Secondo il prefetto Martino, “è necessario fare qualcosa di più per garantire sicurezza a tutti i lavoratori considerato che è inaccettabile che, ancora oggi, i lavoratori debbano morire nell’espletamento delle proprie attività per assicurare un reddito a se stessi e alle proprie famiglie. Si tratta quindi di una forte collaborazione non solo tra le articolazioni dello Stato, ma anche con gli enti locali. È un protocollo aperto successivamente anche all’adesione degli altri Comuni”.

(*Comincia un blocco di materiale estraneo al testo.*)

struct D6Cur { uint32_t lt_head, lt_seen, mt_head, mt_seen; };
DEV bool d6_join(Sc &c, Dp4X *X, D6Cur &q, bool lit_only = false);
DEV bool d6_room(Sc &c, Dp4X *X, uint32_t need, D6Cur &q)
{
    if (__builtin_expect(c.q_room < need, 0)) {
#ifdef CSCMI_TIMERS
        const uint64_t t0 = __builtin_readcyclecounter();
        const uint32_t out0 = (q.lt_head - lds_vload(&X->lt_done)) + (q.mt_head - lds_vload(&X->mt_done));
#endif
        if (!d6_join(c, X, q)) return false;
#ifdef CSCMI_TIMERS
        const uint64_t t1 = __builtin_readcyclecounter();
#endif
        q_publish(c);
        c.q_room = kCoderQ - 64u - q_wait_room(c, 64u + need);
#ifdef CSCMI_TIMERS
        if (c.lane == 0) { atomicAdd(&X->wtm[40], 1u); atomicAdd(&X->wtm[41], (uint32_t)(t1 - t0) >> 4); atomicAdd(&X->wtm[42], (uint32_t)(__builtin_readcyclecounter() - t1) >> 4); atomicAdd(&X->wtm[46], c.q_room >> 4);
                           atomicAdd(&X->wtm[31], out0); if (t1 - t0 < 2048u) atomicAdd(&X->wtm[47], 1u); }
#endif
    }
    return true;
}
DEV bool d6_literal(Sc &c, Dp4X *X, uint32_t sym, D6Cur &q)
{
    if (__builtin_expect(q.lt_head - q.lt_seen >= kD6Ring - 8u, 0)) {
        uint32_t spins = 0;
        while (q.lt_head - (q.lt_seen = lds_vload(&X->lt_done)) >= kD6Ring - 8u) if (!d4_spin(c, X, spins, 12)) return false;
    }
    const uint32_t fidx = P_STATE + c.state * 3;
    const uint32_t pold = c.L->P[fidx];
    c.L->P[fidx] = p_update(0, pold);
    c.Q->e[c.q_head & (kCoderQ - 1)] = 0x80000000u | pold;
    *(lds_vu32 *)&X->lt_rec[q.lt_head & (kD6Ring - 1)] = c.ctx | (sym << 8) | (c.q_head << 16);
    q.lt_head++;
    *(lds_vu32 *)&X->lt_pub = q.lt_head;
    c.q_head += 9; c.q_room -= 9;
    c.state = (c.state * 4) & 0x3F;
    c.ctx = sym;
    c.st_lit++;
    return true;
}
DEV void d6_flags(Sc &c, uint32_t nf, uint32_t idx, uint32_t bit)
{
    const bool on = c.lane < nf;
    const uint32_t i = on ? idx : kPDumpE;
    const uint32_t p = c.L->P[i];
    c.L->P[i] = p + (uint32_t)((int32_t)((bit ? 0xFFFu : 31u) - p) >> 5);
    c.Q->e[(c.q_head + (on ? c.lane : 63u)) & (kCoderQ - 1)] = 0x80000000u | (bit << 12) | p;
    c.q_head += nf; c.q_room -= nf;
}
DEV uint32_t d6_len_slots(uint32_t len) { return len < 8 ? 4u : len < 16 ? 5u : 9u; }
DEV bool d6_tree_record(Sc &c, Dp4X *X, uint32_t w0, uint32_t w1, uint32_t nslots, D6Cur &q)
{
    if (__builtin_expect(q.mt_head - q.mt_seen >= kD6MRing, 0)) {
        uint32_t spins = 0;
        while (q.mt_head - (q.mt_seen = lds_vload(&X->mt_done)) >= kD6MRing) if (!d4_spin(c, X, spins, 14)) return false;
    }
    *(lds_vu32 *)&X->mt_rec[q.mt_head & (kD6MRing - 1)][0] = w0 | (c.q_head << 16);
    *(lds_vu32 *)&X->mt_rec[q.mt_head & (kD6MRing - 1)][1] = w1;
    q.mt_head++;
    *(lds_vu32 *)&X->mt_pub = q.mt_head;
    c.q_head += nslots; c.q_room -= nslots;
    return true;
}
DEV bool d6_match(Sc &c, Dp4X *X, uint32_t dist, uint32_t len, D6Cur &q)
{
    d6_flags(c, 2, P_STATE + c.state * 3 + c.lane, 1u);
    const uint32_t sbits = len == 0 ? 3u : len <= 2 ? 4u : 5u;
    const uint32_t slot = dist_slot(dist), extra_bits = slot > 2 ? slot - 2 : 0;
    const uint32_t ndir = extra_bits > 4 ? (extra_bits - 4 > 16 ? 2u : 1u) : 0u;
    if (!d6_tree_record(c, X, 0u | (len << 1), dist, d6_len_slots(len) + sbits + ndir + (extra_bits ? 4u : 0u), q)) return false;
    c.state = (c.state * 4 + 1) & 0x3F;
    c.st_match++;
    return true;
}
DEV bool d6_rep_match(Sc &c, Dp4X *X, uint32_t rep_idx, uint32_t len, D6Cur &q)
{
    const uint32_t s3 = c.state * 3, k = c.lane;
    const uint32_t idx = k < 3 ? P_STATE + s3 + k : P_REPDIST + s3 - 1u + (k == 3 ? 1u : 2u | (rep_idx >> 1));
    const uint32_t bit = k < 3 ? (0x5u >> k) & 1u : (rep_idx >> ((4u - k) & 1u)) & 1u;
    d6_flags(c, 5, idx, bit);
    if (!d6_tree_record(c, X, 1u | (len << 1), 0u, d6_len_slots(len), q)) return false;
    c.state = (c.state * 4 + 3) & 0x3F;
    c.st_match++;
    return true;
}
DEV void d6_rep0len1(Sc &c)
{
    d6_flags(c, 3, P_STATE + c.state * 3 + c.lane, c.lane == 0 ? 1u : 0u);
    c.ctx = 0;
    c.state = (c.state * 4 + 2) & 0x3F;
    c.st_match++;
}
DEV bool d6_encode_nonlit(Sc &c, Dp4X *X, uint32_t ulen, uint32_t udist, D6Cur &q)
{
    EncLds *L = c.L;
    if (udist <= 4) {
        if (ulen == 1 && udist == 1) d6_rep0len1(c);
        else {
            if (!d6_rep_match(c, X, udist - 1, ulen - 2, q)) return false;
            uint32_t d = UNI(L->rep[udist - 1]);
// ... 3 lines not shown
    } else {
        if (!d6_match(c, X, udist - 5, ulen - 2, q)) return false;
        uint32_t r0 = UNI(L->rep[0]), r1 = UNI(L->rep[1]), r2 = UNI(L->rep[2]);
        L->rep[3] = r2; L->rep[2] = r1; L->rep[1] = r0; L->rep[0] = udist - 4;
    }
    return true;
}
DEV uint32_t d6_chunk_shape(uint32_t nd, uint32_t ql, bool on)
{
    const uint32_t len = ql & 0xFFFFu;
    const uint32_t kind = nd == 0 ? 0u : nd > 4 ? 1u : (nd == 1 && len == 1) ? 2u : 3u;
    const uint32_t l2 = len - 2u, dist = nd - 5u;
    const uint32_t sbits = l2 == 0 ? 3u : l2 <= 2 ? 4u : 5u;
    const uint32_t slot = dist_slot(dist), extra_bits = slot > 2 ? slot - 2 : 0;
    const uint32_t ndir = extra_bits > 4 ? (extra_bits - 4 > 16 ? 2u : 1u) : 0u;
    const uint32_t nf = kind == 0 ? 1u : kind == 1 ? 2u : kind == 2 ? 3u : 5u;
    const uint32_t tree = kind == 0 ? 8u : kind == 2 ? 0u : d6_len_slots(l2) + (kind == 1 ? sbits + ndir + (extra_bits ? 4u : 0u) : 0u);
    return on ? kind | (nf << 2) | ((nf + tree) << 8) : 0u;
}
DEV void d6_chunk_flag(bool act, uint32_t idx, uint32_t bit, uint32_t qslot, uint64_t same)
{
    const uint64_t am = __ballot(act);
    if (am == 0) return;
    const uint32_t lane = threadIdx.x & 63u;
    same &= am;
    const uint64_t below = same & ((1ull << lane) - 1ull), above = (same >> lane) >> 1;
    const uint32_t rank = (uint32_t)__builtin_popcountll(below);
    const uint32_t prev = below ? 63u - (uint32_t)__builtin_clzll(below) : lane;
    uint32_t pold = 0;
    if (act) pold = g_lds4.base.P[idx];
    uint32_t pnew = p_update(bit, pold);
    for (uint32_t d = 1; __ballot(act && rank >= d) != 0; d++) {
        const uint32_t v = (uint32_t)__builtin_amdgcn_ds_bpermute((int)(prev * 4u), (int)pnew);
        if (act && rank == d) { pold = v; pnew = p_update(bit, pold); }
    }
    if (act && above == 0) g_lds4.base.P[idx] = pnew;
    if (act) g_lds4.q.e[qslot & (kCoderQ - 1)] = 0x80000000u | (bit << 12) | pold;
}
__device__ __noinline__ uint32_t d6_chunk_lanes(uint32_t nd, uint32_t ql, uint32_t shape, uint32_t qpos, uint32_t n_, uint32_t state0_, uint32_t ctx0_, uint32_t lt_head_, uint32_t mt_head_)
{
    Dp4X *X = &g_lds4.x;
    const uint32_t lane = threadIdx.x & 63u;
    const uint32_t n = UNI(n_), state0 = UNI(state0_), ctx0 = UNI(ctx0_), lt_head = UNI(lt_head_), mt_head = UNI(mt_head_);
    const bool on = lane < n;
    const uint32_t kind = shape & 3u, nf = (shape >> 2) & 7u;
    const uint32_t len = ql & 0xFFFFu, last = ql >> 16;
    const uint64_t b0 = __ballot(on && (kind & 1u)), b1 = __ballot(on && (kind & 2u));
    const uint64_t h0 = (b0 << 3) | ((state0 & 1u) << 2) | (((state0 >> 2) & 1u) << 1) | ((state0 >> 4) & 1u);
    const uint64_t h1 = (b1 << 3) | (((state0 >> 1) & 1u) << 2) | (((state0 >> 3) & 1u) << 1) | ((state0 >> 5) & 1u);
    const uint32_t a = (uint32_t)(lane >= 3 ? b0 >> (lane - 3u) : h0 >> lane) & 7u, b = (uint32_t)(lane >= 3 ? b1 >> (lane - 3u) : h1 >> lane) & 7u;
    const uint32_t state = ((a >> 2) & 1u) | (((b >> 2) & 1u) << 1) | (((a >> 1) & 1u) << 2) | (((b >> 1) & 1u) << 3) | ((a & 1u) << 4) | ((b & 1u) << 5);
    const uint32_t before = (uint32_t)__shfl_up((int)last, 1);
    const uint32_t ctx = lane == 0 ? ctx0 : before;
    const bool is_lit = on && kind == 0, has_tree = on && (kind & 1u);
    const uint64_t lm = __ballot(is_lit), tm = __ballot(has_tree);
    if (is_lit) {
        const uint32_t r = __builtin_amdgcn_mbcnt_hi((uint32_t)(lm >> 32), __builtin_amdgcn_mbcnt_lo((uint32_t)lm, 0u));
        *(lds_vu32 *)&X->lt_rec[(lt_head + r) & (kD6Ring - 1)] = ctx | (last << 8) | (qpos << 16);
    }
    if (lm) lds_vstore(&X->lt_pub, lt_head + (uint32_t)__builtin_popcountll(lm));
    if (has_tree) {
        const uint32_t r = __builtin_amdgcn_mbcnt_hi((uint32_t)(tm >> 32), __builtin_amdgcn_mbcnt_lo((uint32_t)tm, 0u));
        *(lds_vu32 *)&X->mt_rec[(mt_head + r) & (kD6MRing - 1)][0] = (kind == 3 ? 1u : 0u) | ((len - 2u) << 1) | ((qpos + nf) << 16);
        *(lds_vu32 *)&X->mt_rec[(mt_head + r) & (kD6MRing - 1)][1] = kind == 1 ? nd - 5u : 0u;
    }
    if (tm) lds_vstore(&X->mt_pub, mt_head + (uint32_t)__builtin_popcountll(tm));
    uint64_t same = 0;
    for (uint64_t rem = __ballot(on); rem;) {
        const uint32_t sv = rdlane(state, (uint32_t)__builtin_ctzll(rem));
        const uint64_t mm = __ballot(on && state == sv);
        same = state == sv ? mm : same;
        rem &= ~mm;
    }
    const uint32_t s3 = state * 3u, rep_hi = ((nd - 1u) >> 1) & 1u;
    const bool is_rep = on && kind == 3;
    d6_chunk_flag(on, P_STATE + s3, kind != 0 ? 1u : 0u, qpos, same);
    d6_chunk_flag(on && kind != 0, P_STATE + s3 + 1u, kind == 1 ? 1u : 0u, qpos + 1u, same);
    d6_chunk_flag(on && kind >= 2, P_STATE + s3 + 2u, kind == 3 ? 1u : 0u, qpos + 2u, same);
    d6_chunk_flag(is_rep, P_REPDIST + s3, rep_hi, qpos + 3u, same);
    const uint64_t hi = __ballot(is_rep && rep_hi);
    d6_chunk_flag(is_rep, P_REPDIST + s3 + 1u + rep_hi, (nd - 1u) & 1u, qpos + 4u, same & (rep_hi ? hi : ~hi));
    return rdlane(((state * 4u + kind) & 0x3Fu) | (last << 8), n - 1u);
}
DEV bool d6_join(Sc &c, Dp4X *X, D6Cur &q, bool lit_only)
{
    uint32_t spins = 0;
    if (q.lt_seen != q.lt_head) {
        while ((q.lt_seen = lds_vload(&X->lt_done)) != q.lt_head) if (!d4_spin(c, X, spins, 13)) return false;
        dp_fence();
    }
    if (!lit_only && q.mt_seen != q.mt_head) {
        while ((q.mt_seen = lds_vload(&X->mt_done)) != q.mt_head) if (!d4_spin(c, X, spins, 15)) return false;
        lds_fence();
    }
    return true;
}
DEV void d6_trees(Sc &c)
{
    Dp4X *X = d4x(c);
    uint32_t done = 0, mdone = 0;
  for (;;) {
    uint32_t pub, mpub, idle = 0;
    for (;;) {
        pub = lds_vload(&X->lt_pub); mpub = lds_vload(&X->mt_pub);
        if (pub != done || mpub != mdone) break;
        if (lds_vload(&X->quit) || lds_vload(&X->abort)) return;
        if (idle < 48u) { idle++; __builtin_amdgcn_s_sleep(1 * D4_IDLE_MUL); }
        else __builtin_amdgcn_s_sleep(6 * D4_IDLE_MUL);
    }
    if (pub == done) {
        const uint32_t w0 = lds_vload(&X->mt_rec[mdone & (kD6MRing - 1)][0]), dist = lds_vload(&X->mt_rec[mdone & (kD6MRing - 1)][1]);
        const uint32_t len = (w0 >> 1) & 0xFFu, qpos = w0 >> 16;
        Decisions d; d.idx = 0; d.bit = 0; d.n = 0;
        dec_matchlen_1(c, d, len);
        uint32_t n_head = d.n, extra_bits = 0, extra_len = 0;
        if ((w0 & 1u) == 0) {
            uint32_t pdist_pos, sbits;
            if (len == 0) { pdist_pos = 0; sbits = 3; }
            else if (len <= 2) { pdist_pos = 16 * (len - 1) + 8; sbits = 4; }
            else if (len <= 5) { pdist_pos = 32 * (len - 3) + 8 + 16 * 2; sbits = 5; }
            else { pdist_pos = 32 * 3 + 8 + 16 * 2; sbits = 5; }
            const uint32_t slot = dist_slot(dist);
            extra_bits = slot > 2 ? slot - 2 : 0;
            dec_tree(c, d, P_DIST + pdist_pos, slot, sbits);
            n_head = d.n;
            if (extra_bits) {
                extra_len = dist - (1u << extra_bits) - 1;
                dec_tree(c, d, P_DIST_EXTRA + (extra_bits - 1) * 16, __brev(extra_len & 0x0Fu) >> 28, 4);
            }
        }
        const uint32_t pold = dec_apply(c, d);
        uint32_t ndir = 0;
        if (extra_bits > 4) {
            const uint32_t v = extra_len >> 4, l = extra_bits - 4;
            if (l <= 16) { g_lds4.q.e[(qpos + n_head) & (kCoderQ - 1)] = 0x40000000u | (l << 16) | (v & 0xFFFFu); ndir = 1; }
            else { g_lds4.q.e[(qpos + n_head) & (kCoderQ - 1)] = 0x40000000u | ((l - 16) << 16) | ((v >> 16) & 0xFFFFu);
                   g_lds4.q.e[(qpos + n_head + 1u) & (kCoderQ - 1)] = 0x40000000u | (16u << 16) | (v & 0xFFFFu); ndir = 2; }
        }
        {
            const uint32_t k = c.lane;
            const bool on = k < d.n;
            const uint32_t at = qpos + k + (k >= n_head ? ndir : 0u);
            lds_vu32 *const slot_p = on ? (lds_vu32 *)&g_lds4.q.e[at & (kCoderQ - 1)] : (lds_vu32 *)&g_lds4.q.pad;
            *slot_p = 0x80000000u | (d.bit << 12) | pold;
        }
        lds_fence();
        mdone++;
        lds_vstore(&X->mt_done, mdone);
    }
    while (done != pub) {
        const uint32_t nlit = umin(pub - done, 16u), n_a = umin(nlit, 8u), n_b = nlit - n_a;
        const uint32_t lane = c.lane, i = lane >> 3, k = lane & 7u;
        const uint32_t rec_a = *(lds_vu32 *)&X->lt_rec[(done + i) & (kD6Ring - 1)], rec_b = *(lds_vu32 *)&X->lt_rec[(done + 8u + i) & (kD6Ring - 1)];
        const uint32_t cc_a = ((rec_a >> 8) & 0xFFu) | 0x100u, cc_b = ((rec_b >> 8) & 0xFFu) | 0x100u;
        const uint32_t bit_a = (cc_a >> (7u - k)) & 1u, bit_b = (cc_b >> (7u - k)) & 1u;
        const bool act_a = i < n_a, act_b = i < n_b;
        const uint32_t cell_a = act_a ? (rec_a & 0xFFu) * 256u + (cc_a >> (8u - k)) : 0x80000000u | lane;
        const uint32_t cell_b = act_b ? (rec_b & 0xFFu) * 256u + (cc_b >> (8u - k)) : 0x80000040u | lane;
        uint32_t pold_a = 0, pold_b = 0;
        if (act_a) pold_a = c.p_lit[cell_a];
        if (act_b) pold_b = c.p_lit[cell_b];
        uint32_t prev_a = 0, prev_b = 0;
        bool later_a = false, later_b = false;
#pragma unroll
        for (uint32_t j = 7; j >= 1; j--) {
            const uint32_t o = (uint32_t)__builtin_amdgcn_ds_bpermute((int)((lane - 8u * j) * 4u), (int)cell_a);
            prev_a = (i >= j && o == cell_a) ? j : prev_a;
            const uint32_t o2 = (uint32_t)__builtin_amdgcn_ds_bpermute((int)((lane + 8u * j) * 4u), (int)cell_a);
            later_a = later_a || (i + j < 8u && o2 == cell_a);
        }
        uint32_t from_a = 0;
        if (n_b) {
#pragma unroll
            for (uint32_t j = 7; j >= 1; j--) {
                const uint32_t o = (uint32_t)__builtin_amdgcn_ds_bpermute((int)((lane - 8u * j) * 4u), (int)cell_b);
                prev_b = (i >= j && o == cell_b) ? j : prev_b;
                const uint32_t o2 = (uint32_t)__builtin_amdgcn_ds_bpermute((int)((lane + 8u * j) * 4u), (int)cell_b);
                later_b = later_b || (i + j < 8u && o2 == cell_b);
            }
#pragma unroll
            for (uint32_t j = 0; j < 8; j++) {
                const uint32_t r = (i + j) & 7u;
                const uint32_t oa = (uint32_t)__builtin_amdgcn_ds_bpermute((int)((lane + 8u * j) * 4u), (int)cell_a);
                from_a = (oa == cell_b && r + 1u > from_a) ? r + 1u : from_a;
                const uint32_t ob = (uint32_t)__builtin_amdgcn_ds_bpermute((int)((lane + 8u * j) * 4u), (int)cell_b);
                later_a = later_a || ob == cell_a;
            }
        }
        uint32_t pnew_a = p_update(bit_a, pold_a);
        const uint64_t cm_a = __ballot(prev_a != 0);
        if (__builtin_expect(cm_a != 0, 0)) {
            for (uint32_t r = 1; r < n_a; r++) {
                if (((cm_a >> (8u * r)) & 0xFFull) == 0) continue;
                const uint32_t v = (uint32_t)__builtin_amdgcn_ds_bpermute((int)((lane - 8u * prev_a) * 4u), (int)pnew_a);
                if (i == r && prev_a != 0) { pold_a = v; pnew_a = p_update(bit_a, pold_a); }
            }
        }
        if (n_b) {
            if (__ballot(from_a != 0)) {
                const uint32_t v = (uint32_t)__builtin_amdgcn_ds_bpermute((int)(((from_a - 1u) * 8u + k) * 4u), (int)pnew_a);
                pold_b = from_a ? v : pold_b;
            }
            uint32_t pnew_b = p_update(bit_b, pold_b);
            const uint64_t cm_b = __ballot(prev_b != 0);
            if (__builtin_expect(cm_b != 0, 0)) {
                for (uint32_t r = 1; r < n_b; r++) {
                    if (((cm_b >> (8u * r)) & 0xFFull) == 0) continue;
                    const uint32_t v = (uint32_t)__builtin_amdgcn_ds_bpermute((int)((lane - 8u * prev_b) * 4u), (int)pnew_b);
                    if (i == r && prev_b != 0) { pold_b = v; pnew_b = p_update(bit_b, pold_b); }
                }
            }
            if (act_b && !later_b) c.p_lit[cell_b] = pnew_b;
            if (act_b) g_lds4.q.e[((rec_b >> 16) + 1u + k) & (kCoderQ - 1)] = 0x80000000u | (bit_b << 12) | pold_b;
        }
        if (act_a && !later_a) c.p_lit[cell_a] = pnew_a;
        if (act_a) g_lds4.q.e[((rec_a >> 16) + 1u + k) & (kCoderQ - 1)] = 0x80000000u | (bit_a << 12) | pold_a;
        dp_fence();
        done += nlit;
        lds_vstore(&X->lt_done, done);
        pub = lds_vload(&X->lt_pub);
    }
  }
}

“Si tratta di aggiungere efficacia  alle azioni di sopralluogo e di verifica sulla sicurezza sul lavoro al fine di raggiungere quegli aspetti dell’attività lavorativa che, per tutta una serie di ragioni, magari non possono ricevere nell’assetto ordinario una adeguata attenzione – ha sottolineato il prefetto di Taranto -. Rivolgeremo soprattutto l’attenzione sui settori dell’edilizia, e dell’edilizia privata, dell’agricoltura, dei cantieri stradali e anche verso quei cantieri che magari sfuggono all’obbligo di notifica agli enti locali. Lo faremo col supporto di coloro che hanno una specifica competenza in materia ma anche con le forze di polizia”.     “Cercheremo di pianificare settimanalmente delle attività ispettive in modo da fare il punto insieme alla collaborazione dei datori di lavoro – Ance, Confindustria, associazioni datoriali – e dei sindacati” ha concluso il prefetto evidenziando che “ci sarà anche la possibilità di segnalare eventuali situazioni di pericolo che si registrano nei vari cantieri e noi cercheremo ovviamente di intervenire per garantire sicurezza”. (AGI)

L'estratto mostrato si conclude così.